FIG. 11 is a diagram of a case in which a search for the damage location is made using the C-OTDR 30 from a terminal station (not shown) connected to the transmission paths 2a, 2b, 3a, and 3b. In this case, the C-OTDR 30 searches for damage locations in the transmission paths 1b, 2b, and 3a. Here, the damage locations that cannot be searched for by the C-OTDR 30 are section A of the transmission path 4a and section C of the transmission path 1b, as shown in the figure. The reason for this is that the backscattering that occurs in section A of the transmission path 4a and section C of the transmission path 1b is hindered in its rearward advance by the optical circulators 15a and 15b inside the optical branching and insertion apparatus 10, and so cannot reach the C-OTDR 30.
FIG. 12 is a diagram illustrating the sections where the damage location cannot be searched for when a search is made for the damage location using the C-OTDR 30 from the above three terminal stations. Specifically, the sections that cannot be searched are sections of transmission paths 4a, 2a, 1b, and 3b in the direction in which the signal light is outputted from the optical branching and insertion apparatus 10, and are sections up to the repeaters where the signal light outputted from the optical branching and insertion apparatus 10 is next inputted. In specific terms, in the transmission path 4a there is a section A from the optical branching and insertion apparatus 10 to the next repeater 20c, in the transmission path 2a there is a section B from the optical branching and insertion apparatus 10 to the next repeater 20e, in the transmission path 1b there is a section C from the optical branching and insertion apparatus 10 to the next repeater 20b, and in the transmission path 3b there is a section D from the optical branching and insertion apparatus 10 to the next repeater 20e.

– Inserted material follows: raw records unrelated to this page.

@@ -245,14 +283,15 @@
   }
 }
 
-template <int BN>
+template <int BN, bool PP = false>
 struct Cfg {
   static constexpr int A_BYTES = BLOCK_M * BLOCK_K * 2;
   static constexpr int B_BYTES = BN * BLOCK_K * 2;
   static constexpr int STAGE_BYTES = A_BYTES + B_BYTES;
   static constexpr int NCH = BN / 64;
   static constexpr int STORE_BYTES = BLOCK_M * BN * 2;
-  static constexpr int FIXED_BYTES = STORE_BYTES + 1024  + 256  + STATS_SMEM_BYTES;
+  static constexpr int FIXED_BYTES =
+      (PP ? 2 : 1) * STORE_BYTES + 1024  + 256  + (PP ? 0 : STATS_SMEM_BYTES);
   static constexpr int STAGES = (SMEM_LIMIT - FIXED_BYTES) / STAGE_BYTES;
   static constexpr int SMEM_BYTES = STAGES * STAGE_BYTES + FIXED_BYTES;
   static_assert(STAGES >= 4, "shared memory");
@@ -456,6 +495,33 @@
 }
 
 template <int BN>
+__device__ __forceinline__ void epilogue_plain(const float* d, uint32_t stg, int wg, bool res) {
+  const int t = threadIdx.x & 127, lane = t & 31;
+  const int r = wg * 64 + (t >> 5) * 16 + (lane >> 2);
+  const uint32_t x = (uint32_t)(r & 7);
+  const uint32_t sbase = stg + (uint32_t)(((r >> 5) * (BN / 64)) << 12) + (uint32_t)((r & 31) << 7) +
+                         (uint32_t)(lane & 3) * 4u;
+  auto sa = [&](int j, int h) -> uint32_t {
+    return sbase + (uint32_t)(h * 1024 + ((j >> 3) << 12)) + ((((uint32_t)j & 7u) ^ x) << 4);
+  };
+  if (!res) {
+#pragma unroll
+    for (int j = 0; j < BN / 8; ++j)
+#pragma unroll
+      for (int h = 0; h < 2; ++h) epi_sts32(sa(j, h), cvt_bf16x2(d[4 * j + 2 * h], d[4 * j + 2 * h + 1]));
+    return;
+  }
+#pragma unroll
+  for (int j = 0; j < BN / 8; ++j)
+#pragma unroll
+    for (int h = 0; h < 2; ++h) {
+      const uint32_t a = epi_lds32(sa(j, h));
+      epi_sts32(sa(j, h), cvt_bf16x2(d[4 * j + 2 * h] + __uint_as_float(a << 16),
+                                     d[4 * j + 2 * h + 1] + __uint_as_float(a & 0xffff0000u)));
+    }
+}
+
+template <int BN>
 __device__ __forceinline__ void store_slab(const GemmParams& p, const CUtensorMap* map_c, const uint8_t* stg_ptr,
                                            int q, int lane, int m_row0, int n_idx, int c_begin, int c_end,
                                            const StoreAt at, float* s_stats) {
@@ -715,6 +781,93 @@
   }
 }
 
+template <int BN, bool A_MN, bool B_MN, class Work>
+__device__ __forceinline__ void pingpong_body(const Work& wk, const GemmParams& p) {
+  static_assert(BN == 64, "ping-pong tiles are 128 x 64");
+  using C = Cfg<BN, true>;
+  extern __shared__ __align__(1024) uint8_t smem_raw[];
+  uint8_t* smem = reinterpret_cast<uint8_t*>((reinterpret_cast<uintptr_t>(smem_raw) + 1023) &
+                                             ~static_cast<uintptr_t>(1023));
+  uint8_t* smem_a = smem;
+  uint8_t* smem_b = smem + C::STAGES * C::A_BYTES;
+  uint8_t* smem_store = smem + C::STAGES * C::STAGE_BYTES;
+  uint64_t* bars = reinterpret_cast<uint64_t*>(smem_store + 2 * C::STORE_BYTES);
+  uint64_t* full_bar = bars;
+  uint64_t* empty_bar = bars + C::STAGES;
+
+  const int warp = threadIdx.x >> 5;
+  const int lane = threadIdx.x & 31;
+
+  if (warp == 0 && lane == 0) {
+    wk.prefetch();
+    for (int i = 0; i < C::STAGES; ++i) {
+      mbar_init(&full_bar[i], 1);
+      mbar_init(&empty_bar[i], 1);
+    }
+    asm volatile("fence.mbarrier_init.release.cluster;" ::: "memory");
+  }
+  __syncthreads();
+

FIG. 13 illustrates an example of the signal waveform diagram measured by the C-OTDR 30 in a case when there are sections A, B, C, and D where the damage location cannot be searched for as mentioned above. In more specific terms, FIG. 13 is a signal waveform diagram corresponding to transmission paths 1a and 4a when the C-OTDR 30 is connected to the position shown in FIG. 9, for instance. As shown in the figure, the backscattering light in section A from the optical branching and insertion apparatus 10 to the next repeater 20c in the transmission path 4a is not received, so the signal level corresponding to this section is zero (noise level).
Thus, in the past, a problem was encountered when the optical branching and insertion apparatus 10 was installed in an optical transmission system, in that there were sections where the damage location could not be searched for.